Session 01S3 Anaesthesia and the environment

Saturday December 18, 09:30 – 10:30 – Channel 6

There is widespread recognition that anaesthesia must play its part in reducing the global carbon footprint. This three-part session on exactly this topic starts with a talk by Dr Nicolaas Sperna Weiland, Dept of Anaesthesiology and Centre for Sustainable Healthcare, Amsterdam UMC, Amsterdam, The Netherlands.

He will discuss how, in their sixth assessment report, the Intergovernmental Panel on Climate Change stated that ‘it is unequivocal that human influence has warmed the atmosphere’. Healthcare delivery is responsible for 4.4% of global greenhouse gas (GHG) emissions.
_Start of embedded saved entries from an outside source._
@@ -873,6 +946,29 @@
   ok = ok && le == le && le < INFINITY && lg > -INFINITY && lg < INFINITY &&
        fmax(le, lr) + 1.0 <= lg - 28.0;
   if (ok) atomicAdd(&hdr[slot].ncert, 1u);
+  if (cert_out) {
+    double *c = cert_out + ((int64_t)slot * kTabMaxPanels + p) * 3;
+    c[0] = le;
+    c[1] = lr;
+    c[2] = lg;
+  }
+}
+
+__global__ __launch_bounds__(kTabThreads) void k_table_build(
+    const tpe_hp *__restrict__ hps, const MixInfo *__restrict__ info,
+    const Coef *__restrict__ coef, int64_t kcap, TabHdr *__restrict__ hdr,
+    TabPanel *__restrict__ tab, unsigned long long *__restrict__ census,
+    double *__restrict__ cert_out) {
+  table_build_body<false>(hps, info, coef, kcap, hdr, tab, census, nullptr, nullptr, cert_out);
+}
+__global__ __launch_bounds__(kTabThreads) __attribute__((amdgpu_waves_per_eu(6)))
+void k_table_build_lean(
+    const tpe_hp *__restrict__ hps, const MixInfo *__restrict__ info,
+    const Coef *__restrict__ coef, int64_t kcap, TabHdr *__restrict__ hdr,
+    TabPanel *__restrict__ tab, unsigned long long *__restrict__ census,
+    const TabTerm *__restrict__ terms, const double *__restrict__ a2s,
+    double *__restrict__ cert_out) {
+  table_build_body<true>(hps, info, coef, kcap, hdr, tab, census, terms, a2s, cert_out);
 }
 
 constexpr int kBndThreads = 256;
@@ -960,14 +1056,25 @@
   bound[(int64_t)hp * kBndCells + cell] = ok ? U : INFINITY;
 }
 
+static_assert(sizeof(TabTerm) == kTabTermDoubles * sizeof(double), "terms scratch");
 hipError_t launch_table_build(const tpe_hp *hps, int32_t n_hp, const MixInfo *info,
                               const Coef *coef, int64_t kcap, TabHdr *hdr, TabPanel *tab,
-                              unsigned long long *census, hipStream_t st, double *bound) {
+                              unsigned long long *census, hipStream_t st, double *bound,
+                              double *terms, double *cert) {
   if (n_hp <= 0) return hipSuccess;
   hipError_t e = hipMemsetAsync(hdr, 0, (size_t)2 * n_hp * sizeof(TabHdr), st);
   if (e != hipSuccess) return e;
-  k_table_build<<<dim3(kTabMaxPanels, 2 * n_hp), kTabThreads, 0, st>>>(hps, info, coef, kcap, hdr,
-                                                                       tab, census);
+  const dim3 gb(kTabMaxPanels, 2 * n_hp);
+  if (terms) {
+    TabTerm *tt = reinterpret_cast<TabTerm *>(terms);
+    double *a2s = terms + (int64_t)2 * n_hp * kcap * kTabTermDoubles;
+    k_table_terms<<<dim3((unsigned)((kcap + kTabThreads - 1) / kTabThreads), 2 * n_hp), kTabThreads,
+                    0, st>>>(hps, info, coef, kcap, tt, a2s);
+    k_table_build_lean<<<gb, kTabThreads, 0, st>>>(hps, info, coef, kcap, hdr, tab, census, tt, a2s,
+                                                   cert);
+  } else {
+    k_table_build<<<gb, kTabThreads, 0, st>>>(hps, info, coef, kcap, hdr, tab, census, cert);
+  }
   if (bound)
     k_table_bound<<<dim3(kBndCells / kBndThreads, n_hp), kBndThreads, 0, st>>>(hps, hdr, tab, bound);
   return hipGetLastError();
diff --git a/hyperopt_amd/csrc/tpe_level_plan.hpp b/hyperopt_amd/csrc/tpe_level_plan.hpp
--- a/hyperopt_amd/csrc/tpe_level_plan.hpp
+++ b/hyperopt_amd/csrc/tpe_level_plan.hpp
@@ -153,11 +153,13 @@
   bool capturing = false;
   bool publish = false;
   int32_t screen_run = 0;
+  bool table_lean = true;
   bool operator==(const StepShape &o) const {
     return n_sug == o.n_sug && n_cand == o.n_cand && cand_begin == o.cand_begin &&
            n_total == o.n_total && below == o.below && fit == o.fit &&
            prune_mode == o.prune_mode && lattice_on == o.lattice_on &&
-           capturing == o.capturing && publish == o.publish && screen_run == o.screen_run;
+           capturing == o.capturing && publish == o.publish && screen_run == o.screen_run &&
+           table_lean == o.table_lean;
   }
 };
 inline int32_t step_screen_run(const Switches &sw) {
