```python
def uniform_noise(B, T, seed, offset, device):
    out = torch.empty(B, T, dtype=torch.float32, device=device)
    _ffi.check_device(out)
    _ffi.check(_ffi.lib().ddsp_hip_uniform_noise(int(seed), int(offset), B, T, ptr(out), _ffi.stream_of(out)))
    return out
# ... 364 lines not shown
        if lay is not None:
            return CombSubTailFunction.apply(f0, state, group_delay, harmonic_magnitude, noise_magnitude,
                                             _f32c(noise.reshape(B, -1)), noise_is_u01, sampling_rate, int(block_size), lay)
        return _combsub_synth_train(f0_frames, state, group_delay, harmonic_magnitude, noise_magnitude, noise,
                                    sampling_rate, block_size, noise_is_u01)
    f0 = _f32c(f0_frames.reshape(f0_frames.shape[0], -1))
    B, F = f0.shape
    hop = int(block_size)
    T = F * hop
    n_ap, n_h, n_nz = group_delay.shape[-1], harmonic_magnitude.shape[-1], noise_magnitude.shape[-1]
    cg, ldg = _rows(group_delay, n_ap)
    ch, ldh = _rows(harmonic_magnitude, n_h)
    cn, ldn = _rows(noise_magnitude, n_nz)
    dev = f0.device
    nz, is_u01, seed, offset = _noise_arg(noise, noise_seed, noise_offset, noise_is_u01, B, T, hop, n_nz, fir_impl, dev)
    ws, need = _workspace(B, F, hop, max(n_ap, n_h, n_nz), dev)
    signal, harm, nzo = _outputs(B, T, dev, want_components)
    if signal_out is not None:
        if tuple(signal_out.shape) != (B, T) or signal_out.dtype != torch.float32 or signal_out.device != dev or not signal_out.is_contiguous():
            raise ValueError("signal_out must be a contiguous float32 [%d, %d] tensor on %s" % (B, T, dev))
        signal = signal_out
    _ffi.check(_ffi.lib().ddsp_hip_combsub_synth(
        ptr(f0), ptr(state.initial_phase), ptr(state.phase0), ptr(cg), ldg, ptr(ch), ldh, ptr(cn), ldn,
        ptr(nz), int(is_u01), B, F, hop, float(sampling_rate), int(state.infer), n_ap, n_h, n_nz,
        ptr(ir_table(n_ap, dev)), ptr(ir_table(n_h, dev)), ptr(ir_table(n_nz, dev)),
        ptr(signal), ptr(harm), ptr(nzo), ptr(ws), need, int(fir_impl), _ffi.stream_of(f0), _ffi.aux_stream_of(f0, B * F),
        seed, offset))
    return signal, harm, nzo


class StreamingCombSub:

    def __init__(self, B, F, n_mag_allpass, n_mag_harmonic, n_mag_noise, sampling_rate, block_size, device, infer=True,
                 want_components=False):
        self.B, self.F, self.hop, self.sr, self.infer = int(B), int(F), int(block_size), float(sampling_rate), bool(infer)
        self.n = (int(n_mag_allpass), int(n_mag_harmonic), int(n_mag_noise))
        dev = torch.device(device)
        T = self.F * self.hop
        self._sums = torch.empty(B, F, dtype=torch.float64, device=dev)
        self.state = PhaseState(torch.empty(B, F, dtype=torch.float64, device=dev), torch.empty(B, F, 1, dtype=torch.float32, device=dev),
                                None, self.infer)
        self._ws, self._need = _workspace(B, F, self.hop, max(self.n), dev)
        self.signal, self.harmonic, self.noise = _outputs(B, T, dev, want_components)
        self._tables = tuple(ir_table(n, dev) for n in self.n)
        self._lib = _ffi.lib()
        _ffi.check_device(self.signal)
        self._dev = self.signal.device
        self._stream = _ffi.stream_of(self.signal)

    def _check(self, t, shape, what):
        if t.device != self._dev or t.dtype != torch.float32 or tuple(t.shape) != shape or t.stride(-1) != 1:
            raise ValueError("StreamingCombSub: %s must be a float32 %s tensor on %s with a contiguous last dimension (got %s %s on %s, "
                             "strides %s)" % (what, shape, self._dev, t.dtype, tuple(t.shape), t.device, tuple(t.stride())))

    def _check_ctrl(self, t, n, what):
        self._check(t, (self.B, self.F, n), what)
        if t.stride(1) < n or (self.B > 1 and t.stride(0) != self.F * t.stride(1)):
# ... 244 lines not shown
```

include/ddsp_hip.h:

```cpp
#ifndef DDSP_HIP_H
#define DDSP_HIP_H
#include <stddef.h>

#ifdef __cplusplus
extern "C" {
#endif

#define DDSP_HIP_VERSION 165
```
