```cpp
static int limb_tn_any(const float* A, int64_t lda, const float* G, int64_t ldg, const float* amax, const float* gmax,
                       int32_t a_cols, int32_t g_cols, float* P, int32_t V, int32_t J, int32_t C, void* stream) {
  if (V < 0 || J < 0 || C < 0) return RELGNN_EINVAL;
  if (J == 0 || C == 0) return RELGNN_OK;
  if (V < 32) return RELGNN_EUNSUPPORTED;
  if (!A || !G || !P) return RELGNN_EINVAL;
  if (J % 32 != 0 || C % 256 != 0 || lda % 4 || ldg % 4 || lda < J || ldg < C || !aligned16(A) || !aligned16(G) || !aligned16(P))
    return RELGNN_EUNSUPPORTED;
  LimbTnArgs a{};
  a.A = A; a.lda = lda; a.G = G; a.ldg = ldg; a.P = P; a.V = V - V % 32; a.J = J; a.C = C; a.amax = amax; a.gmax = gmax;
  a.a_cols = a_cols; a.g_cols = g_cols;
  int t32, rows, Z;
  limb_tn_geometry(V, J, C, &t32, &rows, &Z);
  a.panels = (J / 32) / t32; a.chunks = C / 256; a.rows_per_chunk = rows; a.Z = Z;
  const int64_t logical = (int64_t)a.panels * a.chunks * a.Z;
  const unsigned grid = (unsigned)(8 * ((logical + 7) / 8));
  hipStream_t st = as_stream(stream);
  if (amax) {
    switch (t32) {
      case 4: limb_gemm_tn_kernel<4, 2><<<grid, 512, 0, st>>>(a); break;
      case 2: limb_gemm_tn_kernel<2, 2><<<grid, 512, 0, st>>>(a); break;
      default: limb_gemm_tn_kernel<1, 2><<<grid, 512, 0, st>>>(a); break;
    }
    return launch_status();
  }
  switch (t32) {
    case 4: limb_gemm_tn_kernel<4><<<grid, 512, 0, st>>>(a); break;
    case 2: limb_gemm_tn_kernel<2><<<grid, 512, 0, st>>>(a); break;
    default: limb_gemm_tn_kernel<1><<<grid, 512, 0, st>>>(a); break;
  }
  return launch_status();
}

int relgnn_limb_gemm_tn_tiles_f32(const float* A, int64_t lda, const int32_t* a_rows, const float* G, int64_t ldg,
                                  const void* zeros, float* part, int32_t P, int32_t rows_per_tile, int32_t J, int32_t C,
                                  void* stream) {
  if (P < 0 || J < 0 || C < 0 || rows_per_tile <= 0) return RELGNN_EINVAL;
  if (P == 0 || J == 0 || C == 0) return RELGNN_OK;
  if (!A || !a_rows || !G || !zeros || !part) return RELGNN_EINVAL;
  if (rows_per_tile % 32 != 0 || P % rows_per_tile != 0 || J % 64 != 0 || C % 128 != 0 || lda % 4 || ldg % 4 || lda < J || ldg < C ||
      !aligned16(A) || !aligned16(G) || !aligned16(part) || !aligned16(a_rows) || !aligned16(zeros))
    return RELGNN_EUNSUPPORTED;
  LimbTnArgs a{};
  a.A = A; a.lda = lda; a.G = G; a.ldg = ldg; a.P = part; a.V = P; a.J = J; a.C = C; a.a_cols = 1; a.g_cols = 1;
  a.a_rows = a_rows; a.zeros = static_cast<const float*>(zeros);
  const bool wide = C % 256 == 0;
  const int t32 = J % 128 == 0 ? 4 : 2;
  a.panels = (J / 32) / t32; a.chunks = C / (wide ? 256 : 128); a.rows_per_chunk = rows_per_tile; a.Z = P / rows_per_tile;
  const int64_t logical = (int64_t)a.panels * a.chunks * a.Z;
  const unsigned grid = (unsigned)(8 * ((logical + 7) / 8));
  hipStream_t st = as_stream(stream);
  if (wide) {
    if (t32 == 4) limb_gemm_tn_kernel<4, 3, 256, true><<<grid, 512, 0, st>>>(a);
    else limb_gemm_tn_kernel<2, 3, 256, true><<<grid, 512, 0, st>>>(a);
  } else {
    if (t32 == 4) limb_gemm_tn_kernel<4, 3, 128, true><<<grid, 512, 0, st>>>(a);
    else limb_gemm_tn_kernel<2, 3, 128, true><<<grid, 512, 0, st>>>(a);
  }
  return launch_status();
}

static int limb_sel_launch(int32_t act, const float* A, int64_t lda, const int32_t* a_rows, const uint16_t* limbs, int64_t per,
                           const int32_t* b_select, int32_t rows_per_select, const float* bias, const void* zeros, float* C,
                           int64_t ldc, int32_t M, int32_t N, int32_t n_valid, int32_t K, bool cut, void* stream) {
  LimbSelArgs a{};
  a.n_valid = n_valid;
  a.Ax = A; a.lda = lda; a.rows = a_rows; a.B = limbs; a.b_select = b_select; a.rows_per_select = rows_per_select; a.b_stride = per;
  a.bias = bias; a.zeros = static_cast<const uint16_t*>(zeros); a.C = C; a.ldc = ldc; a.M = M; a.N = N; a.K = K; a.act = act;
  a.chunks = N / 128;
  static const bool tile_form = []() { const char* e = getenv("RELGNN_LIMB_TILE"); return !(e && e[0] == '0'); }();
  if (tile_form && !cut && K == 128 && M >= 128 * 256 && (b_select || (int64_t)M * a.chunks >= (int64_t)128 * 256 * 4)) {
    if (!b_select) a.rows_per_select = 128;
    a.panels = 256 / a.chunks > 0 ? 256 / a.chunks : 1;
    const int64_t logical = (int64_t)a.panels * a.chunks;
    limb_gemm_tile_kernel<<<(unsigned)(8 * ((logical + 7) / 8)), 512, 0, as_stream(stream)>>>(a);
    return launch_status();
  }
  a.panels = (M + 127) / 128;
  const int64_t logical = (int64_t)a.panels * a.chunks;
  limb_gemm_sel_kernel<<<(unsigned)(8 * ((logical + 7) / 8)), 512, 0, as_stream(stream)>>>(a);
  return launch_status();
}

// ... 57 lines not shown
```

tf_gnn_samples_amd/dense.py:

```python
import os

import torch

from .config import settings as _cfg



def _ops():
    from . import ops
    return ops


_LIMB_MIN_ROWS, _LIMB_MAX_K = 4096, 1024
GEMM_NN, GEMM_NT, GEMM_TN = 0, 1, 2
_WARNED_UNSUPPORTED = False


_FROM_OUTPUT_ACTS = (1, 2, 3, 4, 5)
_IDEMPOTENT_ACTS = (2,)


def mark_activation_output(y: torch.Tensor, act: int, sole_consumer: bool = False) -> torch.Tensor:
    if act in _FROM_OUTPUT_ACTS and y.is_cuda and y.dtype == torch.float32 and y.dim() == 2:
        y._relgnn_act = (int(act), y._version, bool(sole_consumer))
# ... 730 lines not shown
            and a_rows.data_ptr() % 16 == 0 and a_rows.numel() == g.shape[0] and rows_per_tile % 32 == 0
            and g.shape[0] % rows_per_tile == 0 and a.shape[1] % 64 == 0 and g.shape[1] % 128 == 0)


def limb_gemm_tn_tiles(a: torch.Tensor, g: torch.Tensor, a_rows: torch.Tensor, rows_per_tile: int) -> torch.Tensor:
    from . import _lib
    lib = _lib.load_library()
    P, C = g.shape
    J = a.shape[1]
    tiles = P // rows_per_tile
    part = torch.empty((tiles, J, C), dtype=torch.float32, device=g.device)
    _lib.check(lib.relgnn_limb_gemm_tn_tiles_f32(a.data_ptr(), a.stride(0), a_rows.data_ptr(), g.data_ptr(), g.stride(0),
                                                 _lib.ptr(_zeros(g.device)), part.data_ptr(), P, int(rows_per_tile), J, C,
                                                 _lib.current_stream()), "relgnn_limb_gemm_tn_tiles_f32")
    return part


def col_absmax(x: torch.Tensor) -> torch.Tensor:
    from . import _lib
    lib = _lib.load_library()
    cols = x.shape[1]
    if cols > 16 and cols % 4:
        return col_absmax(torch.nn.functional.pad(x, (0, (-cols) % 4)))[:cols]
    if x.shape[1] > 16 and not _rows_ok(x):
        x = x.contiguous()
    if x.shape[1] <= 16 and not (x.is_cuda and x.dtype == torch.float32 and x.dim() == 2 and x.stride(1) == 1):
        x = x.contiguous()
    out = torch.empty(x.shape[1], dtype=torch.float32, device=x.device)
    nbytes = int(lib.relgnn_col_absmax_workspace_bytes(x.shape[0], x.shape[1]))
    ws = torch.empty(nbytes // 4, dtype=torch.int32, device=x.device) if nbytes else None
    _lib.check(lib.relgnn_col_absmax_f32(_lib.ptr(x, rows_strided=True), x.stride(0) if x.shape[0] > 1 else x.shape[1], x.shape[0],
                                         x.shape[1], out.data_ptr(), _lib.ptr(ws), nbytes, _lib.current_stream()),
               "relgnn_col_absmax_f32")
    return out


def absmax(x: torch.Tensor) -> torch.Tensor:
    from . import _lib
    x = x if x.is_contiguous() else x.contiguous()
    out = torch.empty(1, dtype=torch.float32, device=x.device)
    _lib.check(_lib.load_library().relgnn_absmax_f32(_lib.ptr(x), x.numel(), out.data_ptr(), _lib.current_stream()), "relgnn_absmax_f32")
    return out


def limb_gemm_tn(a: torch.Tensor, b: torch.Tensor, amax: torch.Tensor = None, bmax: torch.Tensor = None) -> torch.Tensor:
    from . import _lib
    lib = _lib.load_library()
    V, J = a.shape
    C = b.shape[1]
    Z = int(lib.relgnn_limb_gemm_tn_chunks(V, J, C))
    if Z <= 0:
        raise ValueError("limb_gemm_tn: unsupported shape [%d, %d]^T @ [%d, %d]" % (V, J, V, C))
    parts = torch.empty((Z, J, C), dtype=torch.float32, device=a.device)
    if amax is not None:
        na, nb = amax.numel(), bmax.numel()
        if na < 1 or nb < 1 or J % na or C % nb or amax.dtype != torch.float32 or bmax.dtype != torch.float32:
            raise ValueError("limb_gemm_tn: the magnitude counts (%d, %d) must divide the operand widths (%d, %d)" % (na, nb, J, C))
        _lib.check(lib.relgnn_limb16_gemm_tn_f32(a.data_ptr(), a.stride(0), b.data_ptr(), b.stride(0), amax.data_ptr(), J // na,
                                                 bmax.data_ptr(), C // nb, parts.data_ptr(), V, J, C, _lib.current_stream()),
                   "relgnn_limb16_gemm_tn_f32")
    else:
        _lib.check(lib.relgnn_limb_gemm_tn_f32(a.data_ptr(), a.stride(0), b.data_ptr(), b.stride(0), parts.data_ptr(), V, J, C,
                                               _lib.current_stream()), "relgnn_limb_gemm_tn_f32")
    R = V % 32
    out = torch.empty((J, C), dtype=torch.float32, device=a.device)
    _lib.check(lib.relgnn_sum_slabs_tail_f32(_lib.ptr(parts), Z, J, C, a[V - R:].data_ptr() if R else None, a.stride(0),
                                             b[V - R:].data_ptr() if R else None, b.stride(0), R, _lib.ptr(out),
                                             _lib.current_stream()), "relgnn_sum_slabs_tail_f32")
    return out
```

For the operating room (OR), the carbon footprint may be broken down into three scopes: (1) anaesthetic gasses, (2) energy and (3) supply chain.

6 bigstock surgeon with mask for anesthet 193645378 300x200 1He says: “Firstly, volatile anaesthetics are potent GHGs with CO2-equivalents ranging from 440 for Sevoflurane to 6810 for Desflurane. Nitrous oxide also has significant global warming potential with a CO2-equivalent of 289. Avoiding their use, or using them more efficiently can dramatically reduce the footprint of the OR.”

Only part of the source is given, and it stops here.